I would like the number of lines in the data that contain the word "gDiffMinMaterial". Please give that number alone.

***** Dataset records *****

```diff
@@ -131,7 +157,7 @@
     return n < 4 ? REBLUR_GAUSSIAN_WEIGHT_Z1 : REBLUR_GAUSSIAN_WEIGHT_Z05;
 }
 
-template <SpatialMode MODE, bool PERF, int KIND, bool SH, bool CB, int FR>
+template <SpatialMode MODE, bool PERF, int KIND, bool SH, bool CB, int FR, bool TB>
 NRD_D typename ReblurSignal<KIND>::type DiffuseSpatialFilterTaps(const ReblurCB& c, const SpatialCtx& s, typename ReblurSignal<KIND>::type diff, const Plane& gIn_Diff, const Plane& gIn_ViewZ,
     const NormalRoughnessGuide& gIn_Normal_Roughness, const Plane& gIn_ViewPos, float4& diffSh, const Plane& gIn_DiffSh, float& sum) {
     typedef ReblurSignal<KIND> Sig;
@@ -186,12 +212,13 @@
     skew = skew * (rectSizeInv * blurRadius);
     float4 scaledRotator = ScaleRotator(s.rotator, skew);
     const bool compareMaterials = FR != 2 && c.gDiffMinMaterial < 3.0f;
+    const TapBuffers tb = MakeTapBuffers<TB, Sig>(gIn_ViewPos, gIn_Normal_Roughness, gIn_Diff, gIn_DiffSh);
 
 #pragma unroll
     for (int n = 0; n < (PERF ? 6 : 8); n++) {
         float3 offset = PERF ? F3(g_Special6[n][0], g_Special6[n][1], g_Special6[n][2]) : F3(g_Special8[n][0], g_Special8[n][1], g_Special8[n][2]);
         const float2 uvTap = s.pixelUv + RotateVector(scaledRotator, F2(offset.x, offset.y));
-        TapGuides t = FetchTapGuides<MODE, CB, FR, false>(c, s, uvTap, gIn_Diff, gIn_ViewZ, gIn_Normal_Roughness, gIn_ViewPos, c.gDiffCheckerboard, (uint32_t)n, compareMaterials);
+        TapGuides t = FetchTapGuides<MODE, CB, FR, false, TB>(c, s, uvTap, gIn_Diff, gIn_ViewZ, gIn_Normal_Roughness, gIn_ViewPos, tb, c.gDiffCheckerboard, (uint32_t)n, compareMaterials);
         const int2 ts = t.ts;
 
         float angle = AcosApprox(Dot(s.N, t.Ns));
@@ -202,7 +229,8 @@
             w *= CompareMaterials(s.materialID, t.materialIDs, c.gDiffMinMaterial) ? 1.0f : 0.0f;
         w *= ComputeWeight(angle, normalWeightParam, 0.0f);
 
-        S smp = Sig::LoadOrZero(gIn_Diff, ts.x, ts.y, w == 0.0f);
+        const uint32_t index = w == 0.0f ? TEXEL_INDEX_NONE : t.index;
+        S smp = TB ? Sig::LoadAt(tb.signal, index) : Sig::LoadOrZero(gIn_Diff, ts.x, ts.y, w == 0.0f);
 
         w *= Lerp(minHitDistWeight, 1.0f, ComputeExponentialWeight(ExtractHitDist(smp), hitDistanceWeightParams.x, hitDistanceWeightParams.y));
         w *= PoissonGaussianWeight<PERF>(n);
@@ -210,8 +238,7 @@
         sum += w;
         diff = Mad(smp, w, diff);
         if (SH) {
-            float4 sh = LoadRGBA16F(gIn_DiffSh, ts.x, ts.y);
-            sh = Select(w == 0.0f, F4(0.0f), sh);
+            const float4 sh = TB ? DecodeRGBA16Float(LoadTexel8(tb.sh, index)) : Select(w == 0.0f, F4(0.0f), LoadRGBA16F(gIn_DiffSh, ts.x, ts.y));
             diffSh = Mad(sh, w, diffSh);
         }
     }
@@ -222,13 +249,13 @@
     return diff * invSum;
 }
 
-template <SpatialMode MODE, bool PERF, int KIND, bool SH, bool CB, int FR>
+template <SpatialMode MODE, bool PERF, int KIND, bool SH, bool CB, int FR, bool TB>
 NRD_D typename ReblurSignal<KIND>::type DiffuseSpatialFilter(const ReblurCB& c, const SpatialCtx& s, typename ReblurSignal<KIND>::type diff, const Plane& gIn_Diff, const Plane& gIn_ViewZ,
     const NormalRoughnessGuide& gIn_Normal_Roughness, const Plane& gIn_ViewPos, float4& diffSh, const Plane& gIn_DiffSh, float sum) {
     typedef ReblurSignal<KIND> Sig;
     typedef typename Sig::type S;
     if (!(MODE == PRE_BLUR && c.gDiffPrepassBlurRadius == 0.0f))
-        diff = DiffuseSpatialFilterTaps<MODE, PERF, KIND, SH, CB, FR>(c, s, diff, gIn_Diff, gIn_ViewZ, gIn_Normal_Roughness, gIn_ViewPos, diffSh, gIn_DiffSh, sum);
+        diff = DiffuseSpatialFilterTaps<MODE, PERF, KIND, SH, CB, FR, TB>(c, s, diff, gIn_Diff, gIn_ViewZ, gIn_Normal_Roughness, gIn_ViewPos, diffSh, gIn_DiffSh, sum);
     if (MODE == PRE_BLUR && CB && sum == 0.0f) {
         S s0 = Select(s.wc.x == 0.0f, Sig::Zero(), Sig::Load(gIn_Diff, s.cbX0, s.py));
         S s1 = Select(s.wc.y == 0.0f, Sig::Zero(), Sig::Load(gIn_Diff, s.cbX1, s.py));
@@ -242,7 +269,7 @@
     return diff;
 }
 
-template <SpatialMode MODE, bool PERF, int KIND, bool SH, bool CB, int FR>
+template <SpatialMode MODE, bool PERF, int KIND, bool SH, bool CB, int FR, bool TB>
 NRD_D typename ReblurSignal<KIND>::type SpecularSpatialFilterTaps(const ReblurCB& c, const SpatialCtx& s, typename ReblurSignal<KIND>::type spec, const Plane& gIn_Spec, const Plane& gIn_ViewZ,
     const NormalRoughnessGuide& gIn_Normal_Roughness, const Plane& gIn_ViewPos, const Plane& gOut_SpecHitDistForTracking, float4& specSh, const Plane& gIn_SpecSh, float& sum) {
     typedef ReblurSignal<KIND> Sig;
@@ -307,6 +334,7 @@
 
     const float2 rectSizeInv = ToF2(c.gRectSizeInv);
     const bool compareMaterials = FR != 2 && c.gSpecMinMaterial < 3.0f;
+    const TapBuffers tb = MakeTapBuffers<TB, Sig>(gIn_ViewPos, gIn_Normal_Roughness, gIn_Spec, gIn_SpecSh);
 
     constexpr bool SCREEN_SPACE = MODE == PRE_BLUR || PERF;
     float4 scaledRotator = F4(0.0f);
@@ -337,7 +365,7 @@
             uv = s.pixelUv + RotateVector(scaledRotator, F2(offset.x, offset.y));
         else
             uv = KernelSampleUv(kernelProjection, offset.x, offset.y);
-        TapGuides t = FetchTapGuides<MODE, CB, FR, true>(c, s, uv, gIn_Spec, gIn_ViewZ, gIn_Normal_Roughness, gIn_ViewPos, c.gSpecCheckerboard, (uint32_t)n, compareMaterials);
+        TapGuides t = FetchTapGuides<MODE, CB, FR, true, TB>(c, s, uv, gIn_Spec, gIn_ViewZ, gIn_Normal_Roughness, gIn_ViewPos, tb, c.gSpecCheckerboard, (uint32_t)n, compareMaterials);
         const int2 ts = t.ts;
         const float zs = t.zs;
         const float3 Xvs = t.Xvs;
@@ -352,7 +380,8 @@
         w *= ComputeWeight(angle, normalWeightParam, 0.0f);
         w *= ComputeWeight(Ns.w, roughnessWeightParams.x, roughnessWeightParams.y);
 
-        S smp = Sig::LoadOrZero(gIn_Spec, ts.x, ts.y, w == 0.0f);
+        const uint32_t index = w == 0.0f ? TEXEL_INDEX_NONE : t.index;
+        S smp = TB ? Sig::LoadAt(tb.signal, index) : Sig::LoadOrZero(gIn_Spec, ts.x, ts.y, w == 0.0f);
 
         if (MODE == PRE_BLUR) {
             float hs = ExtractHitDist(smp) * GetHitDistanceNormalization(zs, hitDistParams, Ns.w);
@@ -372,8 +401,7 @@
         sum += w;
         spec = Mad(smp, w, spec);
         if (SH) {
-            float4 sh = LoadRGBA16F(gIn_SpecSh, ts.x, ts.y);
-            sh = Select(w == 0.0f, F4(0.0f), sh);
+            const float4 sh = TB ? DecodeRGBA16Float(LoadTexel8(tb.sh, index)) : Select(w == 0.0f, F4(0.0f), LoadRGBA16F(gIn_SpecSh, ts.x, ts.y));
             specSh.x += sh.x * w, specSh.y += sh.y * w, specSh.z += sh.z * w;
         }
     }
@@ -388,13 +416,13 @@
     return spec;
 }
 
-template <SpatialMode MODE, bool PERF, int KIND, bool SH, bool CB, int FR>
+template <SpatialMode MODE, bool PERF, int KIND, bool SH, bool CB, int FR, bool TB>
 NRD_D typename ReblurSignal<KIND>::type SpecularSpatialFilter(const ReblurCB& c, const SpatialCtx& s, typename ReblurSignal<KIND>::type spec, const Plane& gIn_Spec, const Plane& gIn_ViewZ,
     const NormalRoughnessGuide& gIn_Normal_Roughness, const Plane& gIn_ViewPos, const Plane& gOut_SpecHitDistForTracking, float4& specSh, const Plane& gIn_SpecSh, float sum) {
     typedef ReblurSignal<KIND> Sig;
     typedef typename Sig::type S;
     if (!(MODE == PRE_BLUR && c.gSpecPrepassBlurRadius == 0.0f))
-        spec = SpecularSpatialFilterTaps<MODE, PERF, KIND, SH, CB, FR>(c, s, spec, gIn_Spec, gIn_ViewZ, gIn_Normal_Roughness, gIn_ViewPos, gOut_SpecHitDistForTracking, specSh, gIn_SpecSh, sum);
+        spec = SpecularSpatialFilterTaps<MODE, PERF, KIND, SH, CB, FR, TB>(c, s, spec, gIn_Spec, gIn_ViewZ, gIn_Normal_Roughness, gIn_ViewPos, gOut_SpecHitDistForTracking, specSh, gIn_SpecSh, sum);
     if (MODE == PRE_BLUR && CB && sum == 0.0f) {
         S s0 = Select(s.wc.x == 0.0f, Sig::Zero(), Sig::Load(gIn_Spec, s.cbX0, s.py));
         S s1 = Select(s.wc.y == 0.0f, Sig::Zero(), Sig::Load(gIn_Spec, s.cbX1, s.py));
@@ -447,8 +475,19 @@
     Plane inDiffSh, inSpecSh, outDiffSh, outSpecSh, outDiffShCopy, outSpecShCopy;
 };
 
-template <SpatialMode MODE, bool DIFF, bool SPEC, bool NO_TS, bool PERF, int KIND, bool SH, bool CB, int FR>
-__global__ __launch_bounds__(TILE_X* TILE_Y, NRD_WAVES_REBLUR_SPATIAL) void ReblurSpatialKernel(ReblurCB c, SpatialPlanes P, RowRange rr) {
+#ifndef NRD_WAVES_REBLUR_SPATIAL_TB
+#define NRD_WAVES_REBLUR_SPATIAL_TB -1
+#endif
+template <SpatialMode MODE, bool SH, bool TB>
+constexpr int SpatialWaves() {
+    if (!TB)
+        return NRD_WAVES_REBLUR_SPATIAL;
+    if (NRD_WAVES_REBLUR_SPATIAL_TB >= 0)
+        return NRD_WAVES_REBLUR_SPATIAL_TB;
+    return MODE == PRE_BLUR ? (SH ? 6 : 7) : NRD_WAVES_REBLUR_SPATIAL;
+}
+template <SpatialMode MODE, bool DIFF, bool SPEC, bool NO_TS, bool PERF, int KIND, bool SH, bool CB, int FR, bool TB>
+__global__ __launch_bounds__(TILE_X* TILE_Y, (SpatialWaves<MODE, SH, TB>())) void ReblurSpatialKernel(ReblurCB c, SpatialPlanes P, RowRange rr) {
     typedef ReblurSignal<KIND> Sig;
     constexpr bool OCC = KIND == SIGNAL_OCCLUSION;
     typedef typename Sig::type S;
@@ -503,7 +542,7 @@
             diff = Sig::Zero();
             diffSh = F4(0.0f);
         }
-        diff = DiffuseSpatialFilter<MODE, PERF, KIND, SH, CB, FR>(c, s, diff, P.inDiff, P.viewZ, P.decodedNR, P.viewPos, diffSh, P.inDiffSh, sum);
+        diff = DiffuseSpatialFilter<MODE, PERF, KIND, SH, CB, FR, TB>(c, s, diff, P.inDiff, P.viewZ, P.decodedNR, P.viewPos, diffSh, P.inDiffSh, sum);
         Sig::Store(P.outDiff, px, py, diff);
         if (SH)
             StoreRGBA16F(P.outDiffSh, px, py, diffSh);
@@ -524,7 +563,7 @@
             spec = Sig::Zero();
             specSh = F4(0.0f);
         }
-        spec = SpecularSpatialFilter<MODE, PERF, KIND, SH, CB, FR>(c, s, spec, P.inSpec, P.viewZ, P.decodedNR, P.viewPos, P.outHitDistForTracking, specSh, P.inSpecSh, sum);
+        spec = SpecularSpatialFilter<MODE, PERF, KIND, SH, CB, FR, TB>(c, s, spec, P.inSpec, P.viewZ, P.decodedNR, P.viewPos, P.outHitDistForTracking, specSh, P.inSpecSh, sum);
         Sig::Store(P.outSpec, px, py, spec);
         if (SH)
             StoreRGBA16F(P.outSpecSh, px, py, specSh);
@@ -538,6 +577,19 @@
 static bool ForceGenericTaps() {
     const char* v = getenv("NRD_HIP_GENERIC_TAPS");
     return v && atoi(v) != 0;
+}
+
+#ifndef NRD_TAP_BUFFER_PASSES
+#define NRD_TAP_BUFFER_PASSES 3
+#endif
+static bool TapBuffersFit(const SpatialPlanes& P, uint32_t signalBytes) {
+    const uint32_t pitchTexels = P.viewPos.pitch / 16u;
+    if (P.viewPos.pitch % 16u != 0u || (uint64_t)pitchTexels * (uint32_t)P.viewPos.h >= (1u << 24))
+        return false;
+    if (P.decodedNR.word.pitch != pitchTexels * 4u || P.decodedNR.word.h != P.viewPos.h)
+        return false;
+    auto same = [&](const Plane& p, uint32_t bytes) { return !p.ptr || (p.pitch % bytes == 0u && p.pitch / bytes == pitchTexels && p.h == P.viewPos.h); };
+    return same(P.inDiff, signalBytes) && same(P.inSpec, signalBytes) && same(P.inDiffSh, 8u) && same(P.inSpecSh, 8u);
 }
 
 static const char* CheckSupported(const ReblurCB& c) {
@@ -608,19 +660,27 @@
     const RowRange rows = MakeRowRange(g);
     if constexpr (MODE == PRE_BLUR) {
         if (c.gDiffCheckerboard != 2 || c.gSpecCheckerboard != 2) {
-            LaunchPass(a, (ReblurSpatialKernel<MODE, DIFF, SPEC, NO_TS, PERF, KIND, SH, true, 0>), g.grid, dim3(TILE_X * TILE_Y), c, P, rows);
+            LaunchPass(a, (ReblurSpatialKernel<MODE, DIFF, SPEC, NO_TS, PERF, KIND, SH, true, 0, false>), g.grid, dim3(TILE_X * TILE_Y), c, P, rows);
             return nullptr;
         }
     }
     const bool fullRect = c.gResolutionScale.x == 1.0f && c.gResolutionScale.y == 1.0f && c.gRectSizeMinusOne.x + 1 == P.decodedNR.nz.w &&
                           c.gRectSizeMinusOne.y + 1 == P.decodedNR.nz.h && P.viewZ.w == P.decodedNR.nz.w && P.viewZ.h == P.decodedNR.nz.h && !ForceGenericTaps();
     const bool materials = (DIFF && c.gDiffMinMaterial < 3.0f) || (SPEC && c.gSpecMinMaterial < 3.0f);
-    if (fullRect && !materials)
-        LaunchPass(a, (ReblurSpatialKernel<MODE, DIFF, SPEC, NO_TS, PERF, KIND, SH, false, 2>), g.grid, dim3(TILE_X * TILE_Y), c, P, rows);
+    constexpr bool TAP_BUFFERS = NRD_TAP_BUFFER_LOADS && DIFF && SPEC && ((NRD_TAP_BUFFER_PASSES >> MODE) & 1);
+    if (TAP_BUFFERS && fullRect && TapBuffersFit(P, OCC ? 2u : 8u)) {
+        if constexpr (TAP_BUFFERS) {
+            if (!materials)
+                LaunchPass(a, (ReblurSpatialKernel<MODE, DIFF, SPEC, NO_TS, PERF, KIND, SH, false, 2, true>), g.grid, dim3(TILE_X * TILE_Y), c, P, rows);
+            else
+                LaunchPass(a, (ReblurSpatialKernel<MODE, DIFF, SPEC, NO_TS, PERF, KIND, SH, false, 1, true>), g.grid, dim3(TILE_X * TILE_Y), c, P, rows);
+        }
+    } else if (fullRect && !materials)
+        LaunchPass(a, (ReblurSpatialKernel<MODE, DIFF, SPEC, NO_TS, PERF, KIND, SH, false, 2, false>), g.grid, dim3(TILE_X * TILE_Y), c, P, rows);
     else if (fullRect)
-        LaunchPass(a, (ReblurSpatialKernel<MODE, DIFF, SPEC, NO_TS, PERF, KIND, SH, false, 1>), g.grid, dim3(TILE_X * TILE_Y), c, P, rows);
+        LaunchPass(a, (ReblurSpatialKernel<MODE, DIFF, SPEC, NO_TS, PERF, KIND, SH, false, 1, false>), g.grid, dim3(TILE_X * TILE_Y), c, P, rows);
     else
-        LaunchPass(a, (ReblurSpatialKernel<MODE, DIFF, SPEC, NO_TS, PERF, KIND, SH, false, 0>), g.grid, dim3(TILE_X * TILE_Y), c, P, rows);
+        LaunchPass(a, (ReblurSpatialKernel<MODE, DIFF, SPEC, NO_TS, PERF, KIND, SH, false, 0, false>), g.grid, dim3(TILE_X * TILE_Y), c, P, rows);
     return nullptr;
 }
 
diff --git a/raytracingdenoiser_amd/csrc/hip/planes.h b/raytracingdenoiser_amd/csrc/hip/planes.h
--- a/raytracingdenoiser_amd/csrc/hip/planes.h
+++ b/raytracingdenoiser_amd/csrc/hip/planes.h
@@ -43,6 +43,72 @@
 template <typename T>
 NRD_D T* TexelPtr(const Plane& p, int x, int y) {
     return (T*)(p.ptr + TexelOffset(p, x, y, (uint32_t)sizeof(T), std::is_const<T>::value));
+}
+
+#ifndef NRD_TAP_BUFFER_LOADS
+#define NRD_TAP_BUFFER_LOADS (NRD_EXPERIMENT_L1_RESIDENT == 0)
+#endif
+constexpr uint32_t TEXEL_INDEX_NONE = 1u << 27;
+struct TexelBuffer {
+#ifdef NRD_EMU
+    const uint8_t* ptr;
+    uint32_t bytes;
+#else
+    __amdgpu_buffer_rsrc_t rsrc;
+#endif
+};
+NRD_D TexelBuffer MakeTexelBuffer(const Plane& p) {
+    const uint32_t bytes = p.pitch * (uint32_t)p.h;
+    TexelBuffer b;
+#ifdef NRD_EMU
+    b.ptr = p.ptr;
+    b.bytes = bytes;
+#else
+    b.rsrc = __builtin_amdgcn_make_buffer_rsrc(p.ptr, (short)0, (int)bytes, 0x00020000);
+#endif
+    return b;
+}
+#ifdef NRD_EMU
+template <typename T>
+inline T EmuTexelLoad(const TexelBuffer& b, uint32_t index) {
+    T v;
+    const uint64_t offset = (uint64_t)index * sizeof(T);
+    if (offset < b.bytes)
+        memcpy(&v, b.ptr + offset, sizeof(T));
+    else
+        memset(&v, 0, sizeof(T));
+    return v;
+}
+#endif
+NRD_D float4 LoadTexel16(const TexelBuffer& b, uint32_t index) {
+#ifdef NRD_EMU
+    return EmuTexelLoad<float4>(b, index);
+#else
+    const auto v = __builtin_amdgcn_raw_buffer_load_b128(b.rsrc, index * 16u, 0, 0);
+    return make_float4(__uint_as_float(v[0]), __uint_as_float(v[1]), __uint_as_float(v[2]), __uint_as_float(v[3]));
+#endif
+}
+NRD_D uint2 LoadTexel8(const TexelBuffer& b, uint32_t index) {
+#ifdef NRD_EMU
+    return EmuTexelLoad<uint2>(b, index);
+#else
+    const auto v = __builtin_amdgcn_raw_buffer_load_b64(b.rsrc, index * 8u, 0, 0);
+    return make_uint2(v[0], v[1]);
+#endif
+}
+NRD_D uint32_t LoadTexel4(const TexelBuffer& b, uint32_t index) {
+#ifdef NRD_EMU
+    return EmuTexelLoad<uint32_t>(b, index);
+#else
+    return __builtin_amdgcn_raw_buffer_load_b32(b.rsrc, index * 4u, 0, 0);
+#endif
+}
+NRD_D uint32_t LoadTexel2(const TexelBuffer& b, uint32_t index) {
+#ifdef NRD_EMU
+    return EmuTexelLoad<uint16_t>(b, index);
+#else
+    return __builtin_amdgcn_raw_buffer_load_b16(b.rsrc, index * 2u, 0, 0);
+#endif
 }
 
 NRD_D float DivSmallIntByConst(float k, float c, float rcpC) {
diff --git a/raytracingdenoiser_amd/csrc/hip/reblur_device.h b/raytracingdenoiser_amd/csrc/hip/reblur_device.h
--- a/raytracingdenoiser_amd/csrc/hip/reblur_device.h
+++ b/raytracingdenoiser_amd/csrc/hip/reblur_device.h
@@ -805,6 +805,7 @@
         raw.y = zero ? 0u : raw.y;
         return F4(HalfBitsToFloat((uint16_t)(raw.x & 0xFFFFu)), HalfBitsToFloat((uint16_t)(raw.x >> 16)), HalfBitsToFloat((uint16_t)(raw.y & 0xFFFFu)), HalfBitsToFloat((uint16_t)(raw.y >> 16)));
     }
+    static NRD_D float4 LoadAt(const TexelBuffer& b, uint32_t index) { return DecodeRGBA16Float(LoadTexel8(b, index)); }
     static NRD_D void Store(const Plane& p, int x, int y, float4 v) { StoreRGBA16F(p, x, y, v); }
     static NRD_D float4 WithHitDist(float4 s, float hitDist) { return F4(s.x, s.y, s.z, hitDist); }
     static NRD_D float4 FetchHistory(const HistoryFilter& h, const Plane& tex) { return FetchHistoryRGBA16F(h, tex); }
@@ -838,6 +839,7 @@
     static NRD_D float Zero() { return 0.0f; }
     static NRD_D float Load(const Plane& p, int x, int y) { return LoadR16Unorm(p, x, y); }
     static NRD_D float LoadOrZero(const Plane& p, int x, int y, bool zero) { return zero ? 0.0f : LoadR16Unorm(p, x, y); }
+    static NRD_D float LoadAt(const TexelBuffer& b, uint32_t index) { return NRD_DIV_65535(float(LoadTexel2(b, index))); }
     static NRD_D void Store(const Plane& p, int x, int y, float v) { StoreR16Unorm(p, x, y, v); }
     static NRD_D float WithHitDist(float, float hitDist) { return hitDist; }
     static NRD_D float FetchHistory(const HistoryFilter& h, const Plane& tex) {
@@ -859,6 +861,7 @@
     static NRD_D DirOcc Zero() { return MakeDirOcc(F4(0.0f)); }
     static NRD_D DirOcc Load(const Plane& p, int x, int y) { return MakeDirOcc(LoadRGBA16Snorm(p, x, y)); }
     static NRD_D DirOcc LoadOrZero(const Plane& p, int x, int y, bool zero) { return Select(zero, Zero(), Load(p, x, y)); }
+    static NRD_D DirOcc LoadAt(const TexelBuffer& b, uint32_t index) { return MakeDirOcc(DecodeRGBA16Snorm(LoadTexel8(b, index))); }
     static NRD_D void Store(const Plane& p, int x, int y, DirOcc s) { StoreRGBA16Snorm(p, x, y, s.v); }
     static NRD_D DirOcc WithHitDist(DirOcc s, float hitDist) { return MakeDirOcc(F4(s.v.x, s.v.y, s.v.z, hitDist)); }
     static NRD_D DirOcc FetchHistory(const HistoryFilter& h, const Plane& tex) {
```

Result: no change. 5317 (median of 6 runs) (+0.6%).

*****

Problem solution
3